Questa versione della protagonista sembra inscalfibile: Jo cede solo quando cambia qualcosa. La ragazza piange per i suoi capelli tagliati, dice a Beth che nulla cambierà e che lei riuscirà a salvarla, soffre quando capisce che l'infanzia è finita poiché Meg le rivela di volersi sposare.
Ma la parte migliore della pellicola è proprio quella riguardante la solitudine di Jo.
La giovane ha perso una sorella, un'altra si è sposata, un'altra è partita per l'Europa; ha perso i contatti col suo migliore amico dopo averlo rifiutato e l'amicizia col professor Bhaer è finita dopo che lei gli ha urlato addosso quando lui ha criticato i suoi scritti. In quella soffitta in penombra Jo realizza di essere sola. La ragazza non è più così convinta della sua indipendenza perché ora sente il bisogno di ricevere amore: se Laurie le richiedesse di sposarlo adesso lei accetterebbe, non perché i suoi sentimenti siano mutati, ma perché lei è cambiata e ha rivalutato anche l'idea di sposarsi. Jo gli scrive dunque una lettera che ripone nel loro nascondiglio, se non fosse che ora il ragazzo torna a casa sposato con Amy. In questa versione la felicità di Jo per i due non sembra sincera, ma pare nascondere una profonda tristezza.
La Jo della Ronan a fine film, proprio come la Alcott, non si sposa: la sua scelta non è né migliore né peggiore di quella delle sue sorelle.

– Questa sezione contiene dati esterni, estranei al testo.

+            if (diag_flag("LF_DIAG_LBD_POISON")) LF_HIP_CHECK(h, hipMemsetD32Async(reinterpret_cast<hipDeviceptr_t>(h->d_dxy.p), 0x7fff7fff, (size_t)n * h->P, s));
+            launch_lbd_grad(h->Hc, h->W, n, h->d_gray, h->d_dxy, s, diag_flag("LF_DIAG_LBD_ALL_TILES") ? nullptr : h->lsd.d_lbd_mask);
+        }
         {
             StageClock::Scope t(h, h->clock, ST_LBD);
             int cap = dev_out.capacity < n * 3 * h->cap_lines ? dev_out.capacity : n * 3 * h->cap_lines;
-            launch_lbd(h->Hc, h->W, cap, h->d_seg_offset + n * 3, dev_out.lines, h->d_seg_frame, h->d_dxy,
+            launch_lbd(h->Hc, h->W, cap, h->d_seg_offset + n * 3, h->d_lbd_hdr, h->d_dxy,
                        h->d_gauss_g, h->d_gauss_l, dev_out.desc, dev_out.code, s, h->desc_params.width_of_band);
         }
     }
@@ -971,6 +986,7 @@
         int rc = scratch(h, h->dbg_dx, n * h->P * sizeof(int16_t));
         if (rc == LF_OK) rc = scratch(h, h->dbg_dy, n * h->P * sizeof(int16_t));
         if (rc != LF_OK) return rc;
+        launch_lbd_grad(h->Hc, h->W, (int)n, h->d_gray, h->d_dxy, s);
         launch_lbd_split_debug(n * h->P, h->d_dxy, (int16_t*)h->dbg_dx.p, (int16_t*)h->dbg_dy.p, s);
         src = buffer_id == LF_BUF_LBD_DX ? h->dbg_dx.p : h->dbg_dy.p;
         avail = n * h->P * sizeof(int16_t);
diff --git a/lane_slam_amd/csrc/lanefront_handle.h b/lane_slam_amd/csrc/lanefront_handle.h
--- a/lane_slam_amd/csrc/lanefront_handle.h
+++ b/lane_slam_amd/csrc/lanefront_handle.h
@@ -115,6 +115,7 @@
     DevArray<uint8_t> d_zero; size_t zero_bytes = 0;
     unsigned long long* d_maxgrad = nullptr;
     int *d_nrec = nullptr, *d_nlow = nullptr, *d_tile_count = nullptr, *d_overflow = nullptr;
+    uint32_t* d_lbd_mask = nullptr; int lbd_mask_stride = 0;
     int lists_grown = 0;
     bool lists_lost = false;
     bool grow_mixed = false;
@@ -182,6 +183,7 @@
     lf::DevArray<int> d_counts, d_seg_offset, d_frame_offset;
     lf::DevArray<float> d_slot_lines;
     lf::DevArray<int> d_seg_frame;
+    lf::DevArray<lf::LbdSegHeader> d_lbd_hdr;
     lf::DevArray<uint32_t> d_dxy;
     lf::DevBuf dbg_dx, dbg_dy;
     lf::DevArray<float> d_gauss_g, d_gauss_l;
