# stripe/rainier

Measured on NVIDIA H100. Metric: leapfrog_steps_x_chains_per_sec, higher is better.
Workload: dtype f64

## Files before the change

rainier_b200/csrc/rn_runtime.cpp:

```cpp
#include <dlfcn.h>
#if defined(__x86_64__)
#include <emmintrin.h>
#endif
#include <nvrtc.h>
#include <sys/syscall.h>
#include <unistd.h>

#include <algorithm>
#include <atomic>
#include <cctype>
#include <chrono>
#include <cmath>
#include <cstdio>
#include <cstdlib>
#include <condition_variable>
#include <cstring>
#include <deque>
#include <functional>
#include <map>
#include <memory>
#include <mutex>
#include <sstream>
#include <string>
#include <thread>
// ... 131 lines not shown
}
static unsigned tpc_block_for(size_t chains, unsigned sms) {
  unsigned block = 128u;
  while (block > 32u && chains < (size_t)block * sms * 2) block >>= 1;
  if (const char* e = getenv("RN_BLOCK")) block = std::max(32u, std::min(128u, (unsigned)atoi(e) & ~31u));
  return block;
}
struct Kernel {
  std::string source;
  std::vector<char> cubin;
  CUmodule mod = nullptr;
  CUfunction k_init = nullptr, k_iter = nullptr, k_warmup = nullptr, k_density = nullptr, k_transpose = nullptr, k_pool_reduce = nullptr,
             k_pool_apply = nullptr, k_diag_chain = nullptr, k_diag_reduce = nullptr, k_step_pool = nullptr,
             k_diag_accum = nullptr, k_diag_terms = nullptr,
             k_pool_reduce_dense = nullptr, k_pool_factor = nullptr, k_pool_apply_dense = nullptr;
  const Program* prog = nullptr;
  int backend = 0;
  bool step_pool = false;
  bool mass_pool = false;
  unsigned tpc_block = 0;
  int wpc_smem_doubles = 0;
  int warps_per_cta = 4;
  int wpc_k = 1;
  int tma_stages = 0;
  int tile_doubles = 0;
  bool mma = false;
  int mma_chains = 8;
  unsigned tpc_smem_per_thread = 0;
  unsigned smem_bytes() const {
    size_t d = (size_t)warps_per_cta * wpc_smem_doubles;
    if (tma_stages > 0) d = ((d + 15) & ~(size_t)15) + (size_t)tma_stages * tile_doubles + (size_t)(mma ? 8 : tma_stages);
    return (unsigned)(d * 8);
  }
};

struct rn_model {
  std::recursive_mutex mu;
  std::vector<uint8_t> rir;
  uint32_t n_params = 0, n_inputs = 0;
  bool rir_has_gradient = false;
  int device = -1;
  CUcontext ctx = nullptr;
  CUdeviceptr d_data = 0;
  std::vector<uint64_t> target_base;
  std::vector<int> target_pitch;
  int inlined_targets = 0;
  int64_t inlined_monomials = 0, inlined_rows = 0;
  uint64_t data_doubles = 0;
  std::map<std::pair<bool, bool>, std::unique_ptr<Program>> programs;
  std::map<KernelKey, std::unique_ptr<Kernel>> kernels;
  CUdeviceptr pool[2] = {0, 0};
  CUdeviceptr diag_scratch = 0;
  size_t diag_bytes = 0;
  CUdeviceptr spare_arena = 0;
  size_t spare_arena_bytes = 0;
  CUstream spare_stream = nullptr;
  size_t pool_bytes[2] = {0, 0};
  struct OptKernel {
    std::string source;
    std::vector<char> cubin;
    CUmodule mod = nullptr;
    CUfunction k_lbfgs = nullptr;
    int backend = 0;
    int smem_doubles = 0;
    int starts_per_cta = 1;
    int wpc_k = 1;
  };
  std::map<std::tuple<bool, bool, int, int>, std::unique_ptr<OptKernel>> opt_kernels;
};

static int make_current(const Api* A, rn_model* m) {
  CU(A->cuCtxSetCurrent(m->ctx));
  return RN_OK;
}

static int get_program(rn_model* m, bool adjoint, bool fast, const Program** out) {
  if (!m->rir_has_gradient) adjoint = true;
  auto key = std::make_pair(adjoint, fast);
  auto it = m->programs.find(key);
  if (it == m->programs.end()) {
    std::unique_ptr<Program> P(new Program());
    std::string e = build_program(m->rir.data(), m->rir.size(), adjoint, fast, *P);
    if (!e.empty()) return fail(RN_E_INVALID, e);
    it = m->programs.emplace(key, std::move(P)).first;
  }
  *out = it->second.get();
  return RN_OK;
}

static KernelKey key_for(const rn_model* m, const rn_config* cfg) {
  KernelKey k;
  const int gm = cfg ? cfg->gradient_mode : RN_GRAD_AUTO;
  k.adjoint = (gm == RN_GRAD_ADJOINT) || !m->rir_has_gradient;
  k.fast = cfg && cfg->math_mode == RN_MATH_FAST;
  k.ehmc = cfg && cfg->sampler == RN_SAMPLER_EHMC;
  k.step_pool = cfg && cfg->step_adaptation == RN_ADAPT_POOLED;
  k.mass_pool = cfg && cfg->adaptation == RN_ADAPT_POOLED && cfg->mass_tuner == RN_MASS_DENSE;
  k.mass_max = 0;
  if (cfg) {
    if (cfg->mass_tuner == RN_MASS_DIAGONAL) k.mass_max = 1;
    if (cfg->mass_tuner == RN_MASS_DENSE) k.mass_max = 2;
    if (cfg->mass_tuner == RN_MASS_STATIC) k.mass_max = cfg->static_matrix == RN_MATRIX_DENSE ? 2 : (cfg->static_matrix == RN_MATRIX_DIAGONAL ? 1 : 0);
  }
  int want = cfg ? cfg->backend : RN_BACKEND_AUTO;
  if (const char* e = getenv("RN_BACKEND")) want = atoi(e);
  if (want == RN_BACKEND_AUTO) {
    uint64_t row_work = 0;
    auto it = m->programs.begin();
    if (it != m->programs.end())
      for (const TargetInfo& T : it->second->targets)
        if (T.streamed()) row_work += T.n_rows * (uint64_t)(T.row_fwd.size() + T.row_bwd.size() + 1);
    want = (row_work >= 16384 || m->n_params > 48) ? RN_BACKEND_WARP : RN_BACKEND_THREAD;
    if (k.mass_max == 2) want = RN_BACKEND_THREAD;
  }
  k.backend = want == RN_BACKEND_WARP ? 1 : 0;
  return k;
}

extern "C" const char* rn_version(void);
static int get_kernel(rn_model* m, const rn_config* cfg, Kernel** out, std::string* source_only = nullptr, size_t chains_hint = 0) {
  KernelKey key = key_for(m, cfg);
  if (key.backend == 0 && chains_hint > 0 && !(getenv("RN_GENERIC_BLOCK") && atoi(getenv("RN_GENERIC_BLOCK")) != 0)) key.block = (int)tpc_block_for(chains_hint, device_sms(m->device));
  auto it = m->kernels.find(key);
  if (it != m->kernels.end()) {
    if (source_only)
      *source_only = it->second->source;
    else
      *out = it->second.get();
    return RN_OK;
  }
  const Program* P = nullptr;
  int rc = get_program(m, key.adjoint, key.fast, &P);
  if (rc) return rc;
  std::unique_ptr<Kernel> K(new Kernel());
  K->prog = P;
  EmitOptions eo;
  eo.backend = key.backend;
  eo.fast_math = key.fast;
  eo.mass_max = key.mass_max;
  eo.enable_ehmc = key.ehmc;
  eo.step_pool = key.step_pool;
  eo.mass_pool = key.mass_pool;
  eo.target_base = m->target_base;
  eo.target_pitch = m->target_pitch;
  if (eo.backend == 1 && P->symbolic && P->n_params > 96)
    return fail(RN_E_UNSUPPORTED, "warp-per-chain with a symbolic gradient keeps n+1 accumulators in registers; use RN_GRAD_ADJOINT for n > 96");
  K->backend = eo.backend;
  K->step_pool = key.step_pool;
  K->mass_pool = key.mass_pool;
  K->tpc_block = (unsigned)key.block;
  if (eo.backend == 0) {
    const unsigned n = P->n_params;
    const unsigned doubles = (n + 1) + (key.mass_max >= 1 ? n : 0) + (key.ehmc ? n : 0) + 5 + 4;
    K->tpc_smem_per_thread = doubles * 8 + 10 * 4;
    if ((size_t)K->tpc_smem_per_thread * 32 > 227 * 1024 - 1024)
      return fail(RN_E_UNSUPPORTED, "thread-per-chain shape: the chain's shared-memory state does not fit; use RN_BACKEND_WARP");
  }
  if (eo.backend == 1) {
    const size_t cap = 227 * 1024 - 128;
    int wmax = 8;
    if (const char* e = getenv("RN_WPC_WARPS")) wmax = std::max(1, std::min(32, atoi(e)));
    {
      const WpcSizes z1 = wpc_sizes(*P, eo);
      const size_t pc = (size_t)z1.per_warp_doubles * 8;
      if (pc > cap) return fail(RN_E_UNSUPPORTED, "model state does not fit one chain's shared memory slice");
      const size_t fit = std::max<size_t>(1, (cap - std::min<size_t>(cap / 4, 2 * (size_t)z1.tile_doubles * 8)) / pc);
      int k = 1;
      while (k < 8 && fit * (size_t)k < 16) k *= 2;
      if (const char* e = getenv("RN_WPC_K")) k = std::max(1, std::min(8, atoi(e)));
      if (k != 1 && k != 2 && k != 4 && k != 8) k = 1;
      eo.wpc_k = K->wpc_k = k;
    }
    if (eo.wpc_k > 1) wmax = std::min(wmax, 14);
    const WpcSizes z = wpc_sizes(*P, eo);
    K->wpc_smem_doubles = z.per_warp_doubles;
    K->tile_doubles = z.tile_doubles;
    const size_t per_warp = (size_t)z.per_warp_doubles * 8, tile = (size_t)z.tile_doubles * 8;
    if (per_warp > cap) return fail(RN_E_UNSUPPORTED, "model state does not fit one chain's shared memory slice");
    int stages = 0;
    if (tile > 0) {
      if (2 * tile + std::min<size_t>(4, wmax) * per_warp + 256 <= cap)
        stages = 2;
      else if (tile + std::min<size_t>(2, wmax) * per_warp + 256 <= cap)
        stages = 1;
    }
    if (const char* e = getenv("RN_TMA")) {
      const int want_stages = atoi(e);
      if (want_stages == 0 || (size_t)want_stages * tile + per_warp + 256 <= cap) stages = tile > 0 ? want_stages : 0;
    }
    K->tma_stages = stages;
    const size_t left = cap - (size_t)stages * tile - (stages ? 256 : 0);
    K->warps_per_cta = (int)std::max<size_t>(1, std::min<size_t>((size_t)wmax, left / std::max<size_t>(per_warp, 1)));
    eo.tma_stages = stages;
    bool want_mma = !key.ehmc && key.mass_max < 2 && eo.wpc_k == 1 && z.mma_ok && !P->symbolic;
    if (const char* e = getenv("RN_MMA")) want_mma = want_mma && atoi(e) != 0;
    if (want_mma) {
      int want_chains = 16;
      if (const char* e = getenv("RN_MMA_CHAINS")) want_chains = atoi(e) >= 16 ? 16 : 8;
      for (int nc = want_chains; nc >= 8 && !K->mma; nc -= 8) {
        EmitOptions em = eo;
        em.mma = true;
        em.mma_chains = nc;
        em.tma_stages = 1;
        const WpcSizes zm = wpc_sizes(*P, em);
        const size_t need = (size_t)nc * (size_t)zm.per_warp_doubles * 8 + 128 + (size_t)zm.mma_shared_doubles * 8 + 64;
        if (zm.mma_ok && need <= cap) {
          eo = em;
          K->mma = true;
          K->mma_chains = nc;
          K->wpc_smem_doubles = zm.per_warp_doubles;
          K->tile_doubles = zm.mma_shared_doubles;
          K->tma_stages = 1;
          K->warps_per_cta = nc;
        }
      }
    }
  }
  if (eo.backend == 1) {
    const int warps = K->warps_per_cta * K->wpc_k;
    const int regs = warps * 32 * 255 > 65536 ? ((65536 / warps) / 512) * 512 / 32 : 255;
    int max_acc = 8;
    if (const char* e = getenv("RN_ROW_LIBM_MAX_ACC")) max_acc = atoi(e);
    const bool row_libm = getenv("RN_ROW_LIBM") ? atoi(getenv("RN_ROW_LIBM")) != 0 : (!eo.mma && wpc_sizes(*P, eo).reg_accumulators <= max_acc);
    eo.interleave = regs <= 128 ? (row_libm ? 2 : 4) : 8;
    if (const char* e = getenv("RN_INTERLEAVE")) eo.interleave = std::max(1, atoi(e));
  }
  K->source = emit_source(*P, eo);
  if (source_only) {
    *source_only = std::move(K->source);
    return RN_OK;
  }

  std::vector<const char*> opts = {"--gpu-architecture=sm_90a", "-std=c++17", "-lineinfo"};
  opts.push_back(key.fast ? "--fmad=true" : "--fmad=false");
  if (getenv("RN_LIBM_NOINLINE")) opts.push_back("-DRN_LIBM_NOINLINE=1");
  const std::string block_def = "-DRN_BLOCK_DIM=" + std::to_string(key.block);
  if (key.block > 0) opts.push_back(block_def.c_str());
  std::vector<std::string> extra_defs;
  if (const char* e = getenv("RN_NVRTC_DEFS")) {
    std::istringstream is(e);
    std::string tok;
    while (is >> tok) extra_defs.push_back(tok);
    for (const std::string& t : extra_defs) opts.push_back(t.c_str());
  }
  std::string maxreg;
  {
    int cap = (P->n_params <= 16 && eo.backend == 0) ? 128 : 0;
    if (eo.backend == 1) {
      const int warps = K->warps_per_cta * K->wpc_k;
      if (warps * 32 * 255 > 65536) cap = std::min(255, ((65536 / warps) / 512) * 512 / 32);
    }
    if (const char* e = getenv("RN_MAXRREGCOUNT")) cap = atoi(e);
    if (cap > 0) {
      maxreg = "--maxrregcount=" + std::to_string(cap);
      opts.push_back(maxreg.c_str());
    }
  }
  std::string cache_path;
  if (const char* dir = getenv("RN_KERNEL_CACHE")) {
    uint64_t h = 1469598103934665603ull;
    auto mix = [&](const std::string& t) {
      for (unsigned char ch : t) {
        h ^= ch;
        h *= 1099511628211ull;
      }
    };
    mix(K->source);
    for (const char* o : opts) mix(o);
    mix(rn_version());
    char name[64];
    snprintf(name, sizeof(name), "/%016llx.cubin", (unsigned long long)h);
    cache_path = std::string(dir) + name;
    if (FILE* f = fopen(cache_path.c_str(), "rb")) {
      fseek(f, 0, SEEK_END);
      long sz = ftell(f);
      fseek(f, 0, SEEK_SET);
      K->cubin.resize((size_t)sz);
      size_t got = fread(K->cubin.data(), 1, (size_t)sz, f);
      fclose(f);
      if (got == (size_t)sz && sz > 4) {
        *out = K.get();
        m->kernels.emplace(key, std::move(K));
        return RN_OK;
      }
      K->cubin.clear();
    }
  }
  nvrtcProgram prog;
  if (nvrtcCreateProgram(&prog, K->source.c_str(), "rainier_model.cu", 0, nullptr, nullptr) != NVRTC_SUCCESS)
    return fail(RN_E_COMPILE, "nvrtcCreateProgram failed");
  nvrtcResult r = nvrtcCompileProgram(prog, (int)opts.size(), opts.data());
  if (r != NVRTC_SUCCESS) {
    size_t n = 0;
    nvrtcGetProgramLogSize(prog, &n);
    std::string log(n, '\0');
    nvrtcGetProgramLog(prog, &log[0]);
    nvrtcDestroyProgram(&prog);
    if (const char* dump = getenv("RN_DUMP_FAILED_SOURCE")) {
      FILE* f = fopen(dump, "w");
      if (f) {
        fputs(K->source.c_str(), f);
        fclose(f);
      }
    }
    return fail(RN_E_COMPILE, std::string("NVRTC: ") + nvrtcGetErrorString(r) + "\n" + log);
  }
  size_t n = 0;
// ... 2449 lines not shown
```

Ogni attrice ha dato una diversa piega a Jo, a cominciare dal fatto che tutte hanno prestato i loro volti differenti allo stesso personaggio.
In conclusione, credo sia importante proporre alle bambine di oggi nuove figure come Jo March, che possano ispirarle a coltivare una loro aspirazione ma che insegnino ad abbracciare le proprie fragilità senza sentirsi in difetto.